SOURCE RECORDS: Begin
static void set_dynamic_lds_once(const void *kernel, size_t bytes, std::atomic<unsigned long long> &done_mask)
{
    int dev = 0;
    (void)hipGetDevice(&dev);
    if (dev >= 0 && dev < 64 && ((done_mask.load(std::memory_order_relaxed) >> dev) & 1ull)) return;
    (void)hipFuncSetAttribute(kernel, hipFuncAttributeMaxDynamicSharedMemorySize, (int)bytes);
    if (dev >= 0 && dev < 64) done_mask.fetch_or(1ull << dev, std::memory_order_relaxed);
}

void launch_potrf_tile(double *A, size_t lda, int c0, double *dinv, int *info, hipStream_t s)
{
    const size_t shm = (36 + 1) * 256 * sizeof(double);
    static std::atomic<unsigned long long> attr_done{0};
    set_dynamic_lds_once((const void *)potrf_tile_kernel, shm, attr_done);
    hipLaunchKernelGGL(potrf_tile_kernel, dim3(1), dim3(512), shm, s, A, lda, c0, dinv, info);
}

__global__ void __launch_bounds__(64)
raise_word_kernel(unsigned *word)
{
    if (threadIdx.x == 0) __hip_atomic_store(word, 1u, __ATOMIC_RELAXED, __HIP_MEMORY_SCOPE_AGENT);
}

void launch_raise_word(unsigned *word, hipStream_t s) { hipLaunchKernelGGL(raise_word_kernel, dim3(1), dim3(64), 0, s, word); }

int streams_run_concurrently(hipStream_t first, hipStream_t second, unsigned *words)
{
    if (hipMemsetAsync(words, 0, 2 * sizeof(unsigned), second) != hipSuccess) return -1;
    if (hipStreamSynchronize(second) != hipSuccess) return -1;
    hipLaunchKernelGGL(engine_gate_kernel, dim3(1), dim3(64), 0, first, words, words + 1, 1u, 200000ull, 0u, (unsigned *)nullptr);
    hipLaunchKernelGGL(raise_word_kernel, dim3(1), dim3(64), 0, second, words);
    unsigned h[2] = {0, 0};
    if (hipStreamSynchronize(first) != hipSuccess || hipStreamSynchronize(second) != hipSuccess) return -1;
    if (hipMemcpyAsync(h, words, sizeof h, hipMemcpyDeviceToHost, second) != hipSuccess) return -1;
    if (hipStreamSynchronize(second) != hipSuccess) return -1;
    return h[1] == 0 ? 1 : 0;
}

void launch_engine_gate(unsigned *alive, unsigned *abort_word, hipStream_t s, bool last_tile, bool patient, int nhelp,
                        unsigned *raise_in)
{
    hipLaunchKernelGGL(engine_gate_kernel, dim3(1), dim3(64), 0, s, alive, abort_word, last_tile ? ABORT_LAST_TILE : ABORT_GATE,
                       last_tile ? ENGINE_TIMEOUT_TICKS : (patient ? 10 * GATE_TIMEOUT_TICKS : GATE_TIMEOUT_TICKS),
                       (unsigned)(last_tile || nhelp < 0 ? 0 : nhelp), last_tile ? nullptr : raise_in);
}

static size_t engine_lds_bytes()
{
    static size_t shm = 0;
    if (!shm) {
        shm = 150 * 1024;
        const char *x = getenv("COCONS_ENGINE_LDS");
        if (x && (size_t)atol(x) >= shm) shm = (size_t)atol(x);
    }
    return shm;
}

void launch_potrf_engine(double *A, size_t lda, int t0, int nt, double *dinv, int *info,
                         unsigned *in, unsigned *out, unsigned *xr, unsigned *abort_word, unsigned *alive, hipStream_t s,
                         double *wbuf, double *pbuf, int dag_until, unsigned long long *trace, double *mbox, int in_wait_ms)
{
    EngineArgs e;
    e.A = A; e.lda = lda; e.t0 = t0; e.nt = nt; e.dinv = dinv; e.info = info;
    e.in = in; e.out = out; e.xr = xr; e.abort_word = abort_word; e.alive = alive;
    e.wbuf = wbuf; e.pbuf = pbuf; e.dag_until = dag_until; e.trace = trace;
    e.in_ticks = in_wait_ms > 0 ? 100000ull * (unsigned long long)in_wait_ms : HOST_PACED_TICKS;
    e.mbox = mbox;
    e.partner = mbox ? 8 : 0;
    const int grid = e.partner ? e.partner + 1 : 1;
    const size_t shm = engine_lds_bytes();
    if (wbuf && pbuf) {
        static std::atomic<unsigned long long> attr_done{0};
        set_dynamic_lds_once((const void *)potrf_engine_kernel<true>, shm, attr_done);
        hipLaunchKernelGGL(potrf_engine_kernel<true>, dim3(grid), dim3(512), shm, s, e);
    } else {
        static std::atomic<unsigned long long> attr_done{0};
        set_dynamic_lds_once((const void *)potrf_engine_kernel<false>, shm, attr_done);
        hipLaunchKernelGGL(potrf_engine_kernel<false>, dim3(grid), dim3(512), shm, s, e);
    }
}

void launch_trsm_tile(double *A, size_t lda, int c0, int r0, int r1, const double *dinv, hipStream_t s,
                      unsigned *wait_word, unsigned *abort_word, int band_r1, int ext_r0, int own_world, int own_rank,
                      int own_group)
{
    int nb1 = ((band_r1 >= 0 ? band_r1 : r1) - r0) / 64, nb2 = band_r1 >= 0 ? (r1 - ext_r0) / 64 : 0;
    if (nb1 < 0) nb1 = 0;
    if (nb2 < 0) nb2 = 0;
    if (nb1 + nb2 <= 0) return;
    hipLaunchKernelGGL(trsm_tile_kernel, dim3(nb1 + nb2), dim3(256), 0, s, A, lda, c0, r0, dinv, wait_word, abort_word,
                       nb1, ext_r0, own_world, own_rank, own_group < 1 ? 1 : own_group);
}

void launch_potrf_follow(double *A, size_t lda, int c0, int r0, int r1, double *dinv, int *info, double *mbox,
                         unsigned *abort_word, hipStream_t s, int band_r1, int ext_r0)
{
    int nb1 = ((band_r1 >= 0 ? band_r1 : r1) - r0) / 64, nb2 = band_r1 >= 0 ? (r1 - ext_r0) / 64 : 0;
    if (nb1 < 0) nb1 = 0;
    if (nb2 < 0) nb2 = 0;
    const int nstrips = nb1 + nb2;
    static std::atomic<unsigned long long> attr_done{0};
    const size_t shm = 76 * 1024;
    set_dynamic_lds_once((const void *)potrf_follow_kernel, shm, attr_done);
    hipLaunchKernelGGL(potrf_follow_kernel, dim3(1 + (nstrips + 1) / 2), dim3(512), shm, s, A, lda, c0, dinv, info, mbox, r0, nb1,
                       ext_r0, nstrips, abort_word);
}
SOURCE RECORDS: End
Looking at the entries above, can you reproduce exactly the lines from the one that holds "int own_group)" through the one that holds "void launch_potrf_follow(double *A, size_t", and only those?

§ **EXERCISE SOLUTION**:
                      int own_group)
{
    int nb1 = ((band_r1 >= 0 ? band_r1 : r1) - r0) / 64, nb2 = band_r1 >= 0 ? (r1 - ext_r0) / 64 : 0;
    if (nb1 < 0) nb1 = 0;
    if (nb2 < 0) nb2 = 0;
    if (nb1 + nb2 <= 0) return;
    hipLaunchKernelGGL(trsm_tile_kernel, dim3(nb1 + nb2), dim3(256), 0, s, A, lda, c0, r0, dinv, wait_word, abort_word,
                       nb1, ext_r0, own_world, own_rank, own_group < 1 ? 1 : own_group);
}

void launch_potrf_follow(double *A, size_t lda, int c0, int r0, int r1, double *dinv, int *info, double *mbox,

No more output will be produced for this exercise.